Input START

# hanseongbugi/ORB_SLAM3_Study_kr

Measured on AMD Instinct MI355X. Metric: local-BA windows/sec (50 KF, 10k pts, 10 LM iters) + ORB matches/sec; 1/2/4/8 GPU, higher is better.
Workload: dtype f64; 1 GPU; BASELINE.json configs[1]: synthetic stereo local BA, 50 optimisable + 10 fixed KF, 10k landmarks (~75k stereo edges), optimize(10) with the reference's stop rules; windows_per_gpu=512, global_windows=512, streams_per_gpu=2, parallelism=independent windows, w mod 1

## Files before the change

### orb_slam3_study_kr_amd/csrc/lba_device.hip

```cpp
#include "common.h"
#include <type_traits>
#include <cstdlib>
#include <cstdio>
#include <atomic>
#include <chrono>
#include <thread>
#include "lba_math.h"
#include "ldlt_block.h"
#include "big_solve.h"
#include "schur_plan.h"
#include "lba_pack.h"
#include "lba_pack_device.h"
#include "g2o_lm.h"
#include <algorithm>
#include <cfloat>
#include <cmath>
#include <cstring>
#include <vector>

namespace osh {

constexpr int kResidualSplit = 1;
constexpr int kSolveThreadsBatch = 256, kSolveThreadsLatency = 512;
constexpr int kPoseRec = 21;
// ... 299 lines not shown
      const int e = pbase + tid;
      double hl[9];
#pragma unroll
      for (int k = 0; k < 9; ++k) hl[k] = 0.0;
      if (e < e1) {
        double qt[7], cam[5], R[9], X[3], Xc[3], Q[6], g[3], rho0;
        fetch_pose(staged, sh_pose, poses, cams, le.ip[p], qt, cam, R);
#pragma unroll
        for (int k = 0; k < 3; ++k) X[k] = sh_X[(le.il[p] - ch.lm0) * 3 + k];
        const double rec[4] = {le.ra[p].x, le.ra[p].y, le.rb[p].x, le.rb[p].y};
        win_edge_core<KB8>(wd, bv, (size_t)wd.edge_off + e, rec, qt, cam, R, X, Xc, Q, g, rho0);
        chi_acc += rho0;
        dev::core_landmark_side<KB8>(Q, g, R, hl);
      }
#pragma unroll
      for (int k = 0; k < 9; ++k) sh_c[k * kChunkEdges + tid] = hl[k];
      __syncthreads();
      if (tid < nl) {
        const int lo = max(my_lo, pbase), hi = min(my_hi, pbase + kChunkEdges);
        for (int x = lo; x < hi; ++x) {
#pragma unroll
          for (int k = 0; k < 9; ++k) acc[k] += sh_c[k * kChunkEdges + x - pbase];
        }
      }
      __syncthreads();
    }
  }
  double dmax = 0.0;
  if (tid < nl) {
    const size_t gl = (size_t)wd.pt_off + ch.lm0 + tid;
#pragma unroll
    for (int k = 0; k < 6; ++k) bv.Hll[gl * 6 + k] = acc[k];
#pragma unroll
    for (int k = 0; k < 3; ++k) bv.bl[gl * 3 + k] = acc[6 + k];
    dmax = fmax(fabs(acc[0]), fmax(fabs(acc[3]), fabs(acc[5])));
    if (lambda_known) {
      double dl[9];
      dev::landmark_factor(acc, acc + 6, st.lambda, dl);
#pragma unroll
      for (int k = 0; k < 9; ++k) bv.DL[gl * 9 + k] = dl[k];
    }
  }
  const double chi = block_sum(chi_acc, sh4);
  dmax = block_max(dmax, sh4);
  if (tid == 0) { bv.chi_lin[blockIdx.x] = chi; bv.dmax_lin[blockIdx.x] = dmax; }
}

typedef double f64x4 __attribute__((ext_vector_type(4)));
constexpr int kSiLm = 8;
constexpr int kSiRows = 6 * kItemPoses;
constexpr int kSiImage = 32 * 49;

template <bool SYM, bool KB8>
__global__ __launch_bounds__(64, KB8 ? 1 : 2) void k_schur_fused(BatchView bv, int item_base, int mode) {
  __shared__ double shA[(SYM && !KB8) ? kSiImage : kSiRows * (3 * kSiLm + 1)];
  __shared__ double shB[SYM ? 1 : kSiRows * (3 * kSiLm + 1)];
  __shared__ double shPose[(SYM ? 1 : 2) * 8 * kPoseRec];
  __shared__ int shP[64 + 8];
  const int item_idx = item_base + blockIdx.x;
  const SItem it = bv.sitems[item_idx];
  const WinDesc wd = bv.win[it.win];
  const LmView st = lm_view(bv.lm, it.win);
  if (!st.active) return;
  const bool do_hpp = SYM && (mode == 0 ? st.need_lin != 0 : (st.lin_now != 0 && st.iter > 0));
  const bool do_schur = mode != 0;
  if (!do_hpp && !do_schur) return;
  const int lane = threadIdx.x;
  const int nx = it.shape & 0xff, ny = (it.shape >> 8) & 0xff;
  const int TX = (6 * nx + 15) >> 4, TY = (6 * ny + 15) >> 4;
  shP[lane] = bv.spair[(size_t)item_idx * 64 + lane];
  if (lane < 8) shP[64 + lane] = bv.scslot[(size_t)item_idx * 8 + lane];
  {
    const double* poses = bv.pose_state[st.sel] + (size_t)wd.pose_off * 7;
    const double* cams = bv.pose_cam + (size_t)wd.pose_off * 5;
    const int side = lane >> 3, s8 = lane & 7;
    if (side < (SYM ? 1 : 2)) {
      const int ip = side == 0 ? bv.sposex[(size_t)item_idx * 8 + s8] : bv.sposey[(size_t)item_idx * 8 + s8];
      double qt[7], cam[5], Rm[9];
#pragma unroll
      for (int k = 0; k < 7; ++k) qt[k] = ip >= 0 ? poses[(size_t)ip * 7 + k] : 0.0;
#pragma unroll
      for (int k = 0; k < 5; ++k) cam[k] = ip >= 0 ? cams[(size_t)ip * 5 + k] : 0.0;
      dev::quat_to_R(qt, Rm);
      double* dst = shPose + (side * 8 + s8) * kPoseRec;
#pragma unroll
      for (int k = 0; k < 7; ++k) dst[k] = qt[k];
#pragma unroll
      for (int k = 0; k < 5; ++k) dst[7 + k] = cam[k];
#pragma unroll
      for (int k = 0; k < 9; ++k) dst[12 + k] = Rm[k];
    }
  }
  const SRec* __restrict__ recs = bv.srecs + it.rec_off;
  const double* pts = bv.pt_state[st.sel] + (size_t)wd.pt_off * 3;
  const double* DL = bv.DL + (size_t)wd.pt_off * 9;
  const int mrow = lane & 15, mk = lane >> 4;
  using std::integral_constant;

  auto body = [&](auto lmc, auto psc) __attribute__((always_inline)) {
    constexpr int LM = decltype(lmc)::value, PS = decltype(psc)::value;
    constexpr int KS = 3 * LM + 1;
    constexpr int KST = (3 * LM) / 4;
    static_assert(LM * PS <= 64 && (3 * LM) % 4 == 0 && ((6 * PS + 15) / 16) * 16 * KS <= ((SYM && !KB8) ? kSiImage : kSiRows * (3 * kSiLm + 1)), "chunk mapping");
    const int l = lane / PS, s = lane - l * PS;
    const bool lane_on = LM * PS == 64 || l < LM;
    f64x4 acc[3][3];
#pragma unroll
    for (int a = 0; a < 3; ++a)
#pragma unroll
      for (int b = 0; b < 3; ++b) acc[a][b] = (f64x4){0.0, 0.0, 0.0, 0.0};
    double csum[6] = {0, 0, 0, 0, 0, 0};
    double H[21], hb[6];
#pragma unroll
    for (int k = 0; k < 21; ++k) H[k] = 0.0;
#pragma unroll
    for (int k = 0; k < 6; ++k) hb[k] = 0.0;
    if (PS < 8) {
      for (int idx = lane; idx < (((6 * PS + 15) / 16) * 16 - 6 * PS) * KS; idx += 64) shA[6 * PS * KS + idx] = 0.0;
    }

    struct Dat { double2 ex[2]; double2 ey[2]; double X[3]; double dl[9]; };
    const int last_rec = it.n_lm - 1;
    const size_t last_edge = (size_t)wd.edge_off + (size_t)max(wd.E - 1, 0);
    auto load_rec = [&](int c0, int4& ra, int4& rb) {
      const int4* src = reinterpret_cast<const int4*>(recs + min(c0 + l, last_rec));
      ra = src[0]; rb = src[1];
    };
    auto slot_of = [&](unsigned lo, unsigned hi) { return (((s < 4) ? lo : hi) >> (8 * (s & 3))) & 0xffu; };
    auto edge_of = [&](const int4& ra, unsigned o) { return min((size_t)wd.edge_off + (size_t)(ra.y + (o != kAbsent ? (int)o : 0)), last_edge); };
    auto load_dat = [&](const int4& ra, const int4& rb, Dat& d) {
      const double2* src = reinterpret_cast<const double2*>(bv.e_rec + edge_of(ra, slot_of((unsigned)ra.z, (unsigned)ra.w)) * 4);
      d.ex[0] = src[0]; d.ex[1] = src[1];
      if (!SYM) {
        const double2* sy = reinterpret_cast<const double2*>(bv.e_rec + edge_of(ra, slot_of((unsigned)rb.x, (unsigned)rb.y)) * 4);
        d.ey[0] = sy[0]; d.ey[1] = sy[1];
      }
#pragma unroll
      for (int k = 0; k < 3; ++k) d.X[k] = pts[(size_t)ra.x * 3 + k];
      if (do_schur) {
#pragma unroll
        for (int k = 0; k < 9; ++k) d.dl[k] = DL[(size_t)ra.x * 9 + k];
      }
    };
    auto side_rows = [&](int side, bool present, const int4& ra, unsigned o, const double2* er, const Dat& d, double* img) __attribute__((always_inline)) {
      const double* ps = shPose + (side * 8 + s) * kPoseRec;
      double qt[7], cam[5], Rm[9];
#pragma unroll
      for (int k = 0; k < 7; ++k) qt[k] = ps[k];
#pragma unroll
      for (int k = 0; k < 5; ++k) cam[k] = ps[7 + k];
#pragma unroll
      for (int k = 0; k < 9; ++k) Rm[k] = ps[12 + k];
      const double rec[4] = {er[0].x, er[0].y, er[1].x, er[1].y};
      double Xc[3], Q[6], g[3], rho0;
      win_edge_core<KB8>(wd, bv, edge_of(ra, o), rec, qt, cam, Rm, d.X, Xc, Q, g, rho0);
#pragma unroll
      for (int k = 0; k < 6; ++k) Q[k] = present ? Q[k] : 0.0;
#pragma unroll
      for (int k = 0; k < 3; ++k) g[k] = present ? g[k] : 0.0;
      if (SYM && do_hpp && side == 0) dev::core_pose_side<KB8>(Xc, Q, g, H, hb);
      if (do_schur) {
        double WF[18];
        dev::core_WF<KB8>(Xc, Q, Rm, d.dl, WF);
        double* row = img + (6 * s) * KS + 3 * l;
        if (lane_on) {
#pragma unroll
          for (int r = 0; r < 6; ++r) { row[r * KS + 0] = WF[r * 3]; row[r * KS + 1] = WF[r * 3 + 1]; row[r * KS + 2] = WF[r * 3 + 2]; }
        }
        if (SYM) {
#pragma unroll
          for (int r = 0; r < 6; ++r) csum[r] += WF[r * 3] * d.dl[6] + WF[r * 3 + 1] * d.dl[7] + WF[r * 3 + 2] * d.dl[8];
        }
      }
    };
    auto park = [&](int c0, const int4& ra, const int4& rb, const Dat& d) __attribute__((always_inline)) {
      const bool valid = lane_on && (c0 + l) < it.n_lm;
      const unsigned xo = valid ? slot_of((unsigned)ra.z, (unsigned)ra.w) : kAbsent;
      wave_sync();
      side_rows(0, xo != kAbsent, ra, xo, d.ex, d, shA);
      if (!SYM) {
        const unsigned yo = valid ? slot_of((unsigned)rb.x, (unsigned)rb.y) : kAbsent;
        side_rows(1, yo != kAbsent, ra, yo, d.ey, d, shB);
      }
    };
    auto multiply_t = [&](auto txc, auto tyc) {
      constexpr int TXc = decltype(txc)::value, TYc = decltype(tyc)::value;
      const double* imgB = SYM ? shA : shB;
#pragma unroll
      for (int ks = 0; ks < KST; ++ks) {
        double a[3], b[3];
#pragma unroll
        for (int t = 0; t < 3; ++t) {
          a[t] = (t < TXc) ? shA[(16 * t + mrow) * KS + 4 * ks + mk] : 0.0;
          b[t] = SYM ? a[t] : ((t < TYc) ? imgB[(16 * t + mrow) * KS + 4 * ks + mk] : 0.0);
        }
#pragma unroll
        for (int ti = 0; ti < 3; ++ti)
#pragma unroll
          for (int tj = SYM ? ti : 0; tj < 3; ++tj)
            if (ti < TXc && tj < TYc) acc[ti][tj] = __builtin_amdgcn_mfma_f64_16x16x4f64(a[ti], b[tj], acc[ti][tj], 0, 0, 0);
        if (ks & 1) __builtin_amdgcn_sched_barrier(0);
      }
    };
    auto multiply_cross = [&]() {
#pragma unroll
      for (int ks = 0; ks < KST; ++ks) {
        double a[3], b[3];
#pragma unroll
        for (int t = 0; t < 3; ++t) {
          a[t] = (t < TX) ? shA[(16 * t + mrow) * KS + 4 * ks + mk] : 0.0;
          b[t] = (t < TY) ? shB[(16 * t + mrow) * KS + 4 * ks + mk] : 0.0;
        }
#pragma unroll
        for (int ti = 0; ti < 3; ++ti)
#pragma unroll
          for (int tj = 0; tj < 3; ++tj)
            if (ti < TX && tj < TY) acc[ti][tj] = __builtin_amdgcn_mfma_f64_16x16x4f64(a[ti], b[tj], acc[ti][tj], 0, 0, 0);
      }
    };
    int4 rc0, rc1, rn0, rn1;
    Dat d;
    load_rec(0, rc0, rc1);
    load_rec(LM, rn0, rn1);
    load_dat(rc0, rc1, d);
    wave_sync();
    auto chunk_loop = [&](auto txc) {
      for (int c0 = 0; c0 < it.n_lm; c0 += LM) {
        park(c0, rc0, rc1, d);
        wave_sync();
        rc0 = rn0; rc1 = rn1;
        load_dat(rc0, rc1, d);
        load_rec(c0 + 2 * LM, rn0, rn1);
        if (do_schur) {
          if (SYM) multiply_t(txc, txc); else multiply_cross();
        }
      }
    };
    if (SYM && do_schur) {
      if (PS > 5 && TX == 3) chunk_loop(integral_constant<int, 3>{});
      else if (PS > 2 && TX == 2) chunk_loop(integral_constant<int, 2>{});
      else chunk_loop(integral_constant<int, 1>{});
    } else {
      chunk_loop(integral_constant<int, 0>{});
    }
    wave_sync();
    if (do_schur) {
#pragma unroll
      for (int ti = 0; ti < 3; ++ti)
#pragma unroll
        for (int tj = SYM ? ti : 0; tj < 3; ++tj) {
          if (ti < TX && tj < TY) {
            const int C = 16 * tj + (lane & 15);
            const int sb = C / 6, cc = C - 6 * sb;
#pragma unroll
            for (int reg = 0; reg < 4; ++reg) {
              const int R = 16 * ti + (lane >> 4) + 4 * reg;
              const int sa = R / 6, rr = R - 6 * sa;
              const int slot = shP[sa * 8 + sb];
              if (slot >= 0) bv.contrib[(size_t)slot * 36 + rr * 6 + cc] = acc[ti][tj][reg];
            }
          }
        }
      if (SYM) {
        if (lane_on) {
#pragma unroll
          for (int r = 0; r < 6; ++r) shA[l * (6 * PS) + 6 * s + r] = csum[r];
        }
        wave_sync();
        if (lane < 6 * PS) {
          double v = 0.0;
#pragma unroll
          for (int k = 0; k < LM; ++k) v += shA[k * (6 * PS) + lane];
          const int sa = lane / 6;
          const int slot = shP[64 + sa];
          if (slot >= 0) bv.ccontrib[(size_t)slot * 6 + (lane - 6 * sa)] = v;
        }
        wave_sync();
      }
    }
    if (SYM && do_hpp) {
#pragma unroll
      for (int half = 0; half < 2; ++half) {
        const int k0 = half * 14, nk = half ? 13 : 14;
        wave_sync();
#pragma unroll
        for (int k = 0; k < 14; ++k) {
          const int kk = k0 + k;
          if (k < nk) shA[k * 64 + lane] = (kk < 21) ? H[kk < 21 ? kk : 0] : hb[(kk - 21) < 0 ? 0 : ((kk - 21) > 5 ? 5 : (kk - 21))];
        }
        wave_sync();
        for (int o = lane; o < PS * nk; o += 64) {
          const int k = o / PS, sa = o - k * PS;
          const int slot = shP[64 + sa];
          if (slot >= 0) {
            double v = 0.0;
#pragma unroll
            for (int ll = 0; ll < LM; ++ll) v += shA[k * 64 + ll * PS + sa];
            bv.hcontrib[(size_t)slot * 27 + k0 + k] = v;
          }
        }
      }
    }
  };
  if constexpr (SYM && !KB8) {
    if (nx <= 4) body(integral_constant<int, 16>{}, integral_constant<int, 4>{});
    else if (nx == 5) body(integral_constant<int, 12>{}, integral_constant<int, 5>{});
    else body(integral_constant<int, kSiLm>{}, integral_constant<int, 8>{});
  } else {
    body(integral_constant<int, kSiLm>{}, integral_constant<int, 8>{});
  }
}

template <bool DEEP>
__global__ __launch_bounds__(256) void k_schur_reduce(BatchView bv) {
  const int t = threadIdx.x / 36, el = threadIdx.x - 36 * t;
  const int idx = blockIdx.x * 7 + t;
  if (t >= 7 || idx >= bv.n_rblk) return;
  const RBlk rb = bv.rblk[idx];
  const WinDesc wd = bv.win[rb.win];
  const LmView st = lm_view(bv.lm, rb.win);
  if (!st.active) return;
  const int i = rb.ij & 0xffff, j = (rb.ij >> 16) & 0xffff;
  if (j == 0xffff) {
    if (el >= 6) return;
    const size_t gp = (size_t)wd.fpose_off + i;
    double v = bv.bp[gp * 6 + el];
    const double* c = bv.ccontrib + (size_t)rb.start * 6 + el;
    int k = 0;
    if constexpr (DEEP) {
      for (; k + 24 <= rb.count; k += 24) {
        double t[24];
#pragma unroll
        for (int u = 0; u < 24; ++u) t[u] = c[(size_t)(k + u) * 6];
        __builtin_amdgcn_sched_barrier(0);
#pragma unroll
        for (int u = 0; u < 24; ++u) v -= t[u];
      }
    }
    for (; k + 8 <= rb.count; k += 8) {
      double t[8];
#pragma unroll
      for (int u = 0; u < 8; ++u) t[u] = c[(size_t)(k + u) * 6];
      __builtin_amdgcn_sched_barrier(0);
#pragma unroll
      for (int u = 0; u < 8; ++u) v -= t[u];
    }
    for (; k < rb.count; ++k) v -= c[(size_t)k * 6];
    bv.bs[gp * 6 + el] = v;
    return;
  }
  if (bv.pose_lo && i < bv.pose_lo[wd.fpose_off + j]) return;
  const int r = el / 6, cc = el - 6 * r;
  double v = 0.0;
  if (i == j) v = bv.Hpp[((size_t)wd.fpose_off + i) * 36 + el] + ((r == cc) ? st.lambda : 0.0);
  const double* c = bv.contrib + (size_t)rb.start * 36 + el;
  int k = 0;
  if constexpr (DEEP) {
    for (; k + 24 <= rb.count; k += 24) {
      double t[24];
#pragma unroll
      for (int u = 0; u < 24; ++u) t[u] = c[(size_t)(k + u) * 36];
      __builtin_amdgcn_sched_barrier(0);
#pragma unroll
      for (int u = 0; u < 24; ++u) v -= t[u];
    }
  }
  for (; k + 8 <= rb.count; k += 8) {
    double t[8];
#pragma unroll
    for (int u = 0; u < 8; ++u) t[u] = c[(size_t)(k + u) * 36];
    __builtin_amdgcn_sched_barrier(0);
#pragma unroll
    for (int u = 0; u < 8; ++u) v -= t[u];
  }
  for (; k < rb.count; ++k) v -= c[(size_t)k * 36];
  bv.S[wd.S_off + (size_t)(6 * i + r) * wd.n + 6 * j + cc] = v;
}
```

Input END

# What you will do:
Pull out all lines in the data above that include "local".

# Exercise result:
Measured on AMD Instinct MI355X. Metric: local-BA windows/sec (50 KF, 10k pts, 10 LM iters) + ORB matches/sec; 1/2/4/8 GPU, higher is better.
Workload: dtype f64; 1 GPU; BASELINE.json configs[1]: synthetic stereo local BA, 50 optimisable + 10 fixed KF, 10k landmarks (~75k stereo edges), optimize(10) with the reference's stop rules; windows_per_gpu=512, global_windows=512, streams_per_gpu=2, parallelism=independent windows, w mod 1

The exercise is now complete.